How the brain’s microglial cells affect the body and the mind.
From 2001 to 2006, science journalist Jackson Nakazawa (Childhood Disrupted: How Your Biography Becomes Your Biology and How You Can Heal, 2015, etc.) was stricken, for the second time, with Guillain-Barré syndrome, an autoimmune disease that attacks nerves, causing paralysis. As she recovered, she experienced cognitive and psychological changes that urged her to question the connection between physical immune dysfunction and brain-related and psychiatric illness, a connection that went against the prevailing medical belief that the brain could not be affected by immune disorders.

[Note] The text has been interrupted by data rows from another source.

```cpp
int vpt_layernorm_forward(const float* x, const float* gain, const float* bias, float* out_f32, void* out_bf16,
                          int M, int D, int relu_in, void* stream) {
  VptLayerNormArgs a = {};
  a.x = x; a.gain = gain; a.bias = bias; a.out_f32 = out_f32; a.out_bf16 = (vpt_op16*)out_bf16;
  a.M = M; a.D = D; a.relu_in = relu_in;
  CHECK_LAUNCH(vpt_layernorm_launch(&a, (hipStream_t)stream), "vpt_layernorm_forward");
}

int vpt_masked_attention_forward(const float* qkvr, const float* kmem, const float* vmem, const uint8_t* memvalid,
                                 const float* b_nd, void* out, int B, int t, int heads, int hid, int ld,
                                 int maxlen, int causal, void* stream) {
  VptAttnArgs a = {};
  a.qkvr = qkvr; a.kmem = kmem; a.vmem = vmem; a.memvalid = memvalid; a.b_nd = b_nd; a.out = (vpt_op16*)out;
  a.B = B; a.t = t; a.heads = heads; a.hid = hid; a.ld = ld; a.maxlen = maxlen; a.causal = causal;
  CHECK_LAUNCH(vpt_attn_launch(&a, (hipStream_t)stream), "vpt_masked_attention_forward");
}

int vpt_masked_attention_forward_episodes(const float* qkvr, const float* kmem, const float* vmem, const uint8_t* memvalid,
                                          const float* b_nd, void* out, const int32_t* qlo, int B, int t, int heads, int hid, int ld,
                                          int maxlen, void* stream) {
  if (!qlo) return fail(-1, "vpt_masked_attention_forward_episodes: qlo ([B*t] int32, vpt_episode_bounds) is required");
  VptAttnArgs a = {};
  a.qkvr = qkvr; a.kmem = kmem; a.vmem = vmem; a.memvalid = memvalid; a.b_nd = b_nd; a.out = (vpt_op16*)out; a.qlo = qlo;
  a.B = B; a.t = t; a.heads = heads; a.hid = hid; a.ld = ld; a.maxlen = maxlen; a.causal = 1;
  CHECK_LAUNCH(vpt_attn_launch(&a, (hipStream_t)stream), "vpt_masked_attention_forward_episodes");
}

int vpt_episode_bounds(const uint8_t* first, const uint8_t* state_mask, int32_t* qlo, uint8_t* mask_out, int B, int t, int maxlen, void* stream) {
  if (!first || B <= 0 || t < 1 || maxlen < 1) return fail(-1, "vpt_episode_bounds: first [B][t] with B, t, maxlen >= 1 is required");
  if (mask_out && !state_mask) return fail(-1, "vpt_episode_bounds: mask_out needs state_mask");
  if (mask_out && mask_out == state_mask) return fail(-1, "vpt_episode_bounds: mask_out must not alias state_mask");
  CHECK_LAUNCH(vpt_episode_bounds_launch(first, state_mask, qlo, mask_out, B, t, maxlen, (hipStream_t)stream), "vpt_episode_bounds");
}

int vpt_masked_attention_step(const float* qkvr, const float* kmem, const float* vmem, const uint8_t* state_mask, const uint8_t* first,
                              const float* b_nd, void* out, float* kout, float* vout, uint8_t* mask_out,
                              int B, int heads, int hid, int ld, int maxlen, void* stream) {
  VptAttnArgs a = {};
  a.qkvr = qkvr; a.kmem = kmem; a.vmem = vmem; a.memvalid = nullptr; a.b_nd = b_nd; a.out = (vpt_op16*)out;
  a.B = B; a.t = 1; a.heads = heads; a.hid = hid; a.ld = ld; a.maxlen = maxlen; a.causal = 1;
  CHECK_LAUNCH(vpt_attn_step_launch(&a, state_mask, first, mask_out, kout, vout, nullptr, (hipStream_t)stream), "vpt_masked_attention_step");
}

int vpt_masked_attention_step_inplace(const float* qkvr, float* kmem, float* vmem, uint8_t* state_mask, const uint8_t* first,
                                      const float* b_nd, void* out, int* done_counter, int B, int heads, int hid, int ld, int maxlen, void* stream) {
  if (!done_counter) return fail(-1, "vpt_masked_attention_step_inplace: done_counter ([B] ints, zero before the first launch) is required");
  VptAttnArgs a = {};
  a.qkvr = qkvr; a.kmem = kmem; a.vmem = vmem; a.memvalid = nullptr; a.b_nd = b_nd; a.out = (vpt_op16*)out;
  a.B = B; a.t = 1; a.heads = heads; a.hid = hid; a.ld = ld; a.maxlen = maxlen; a.causal = 1;
  CHECK_LAUNCH(vpt_attn_step_launch(&a, state_mask, first, state_mask, kmem, vmem, done_counter, (hipStream_t)stream), "vpt_masked_attention_step_inplace");
}

int vpt_act_epilogue(const int64_t* action_buttons, const int64_t* action_camera, const float* logp_buttons, const float* logp_camera,
                     const float* logits, int ld, int value_col, float scale, float shift, int64_t* keep, uint8_t* nan_flag, uint64_t* rng_state,
                     int B, void* stream) {
  CHECK_LAUNCH(vpt_act_epilogue_launch(action_buttons, action_camera, logp_buttons, logp_camera, logits, ld, value_col, scale, shift, keep, nan_flag,
                                       rng_state, B, (hipStream_t)stream), "vpt_act_epilogue");
}

int vpt_uniform_noise(const uint64_t* rng_state, uint32_t rng_stream, float* out, int M, int n, void* stream) {
// ... 355 lines not shown
```

### video-pre-training_amd/csrc/vpt_kernels.h

```cpp
#pragma once
#include <hip/hip_runtime.h>
#include <stdint.h>

#ifdef VPT_OPERAND_F16
typedef _Float16 vpt_op16;
#else
typedef __bf16 vpt_op16;
#endif
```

The author’s investigations led her to the work of scientists across many disciplines—neurobiology, genetics, psychology, psychiatry, medicine, and immunology—several of whom she profiles in lively detail: the caffeine-fueled Beth Stevens, for one, a MacArthur fellow who directs a laboratory, and Jonathan Kipnis, whose graduate school professors, decades ago, did not encourage his experiments in the immune system–brain connection. Translating scientific research into brisk, readable prose, Jackson Nakazawa reports on breakthrough discoveries regarding microglial cells, which function as the brain’s white blood cells, with “enormous power to protect, repair, and repopulate the brain’s billions of neurons and trillions of synapses, or to cripple and destroy them.” But besides functioning as helpful “angels,” they also can spin into overdrive in response to stressors such as infection, environmental toxins, trauma, physical or emotional abuse, and chronic mental stress. When these stressors appear to microglia as if they are biological pathogens, the resulting “frenzied” microglial activity can lead to depression, anxiety, cognitive impairment, forgetfulness, lethargy, and similar symptoms. The author follows three autoimmune sufferers whose psychological symptoms were significantly improved by one of the new therapies resulting from microglial research: transcranial magnetic stimulation, neurofeedback, gamma light therapy, and fasting diets. Scientists in many fields, writes the author, are looking into a microglial connection to Alzheimer’s disease, with the hope that if the cells can be rebooted and reprogrammed, they can “help reverse the ravages” of the disease.
A fascinating look at cutting-edge research with profound implications.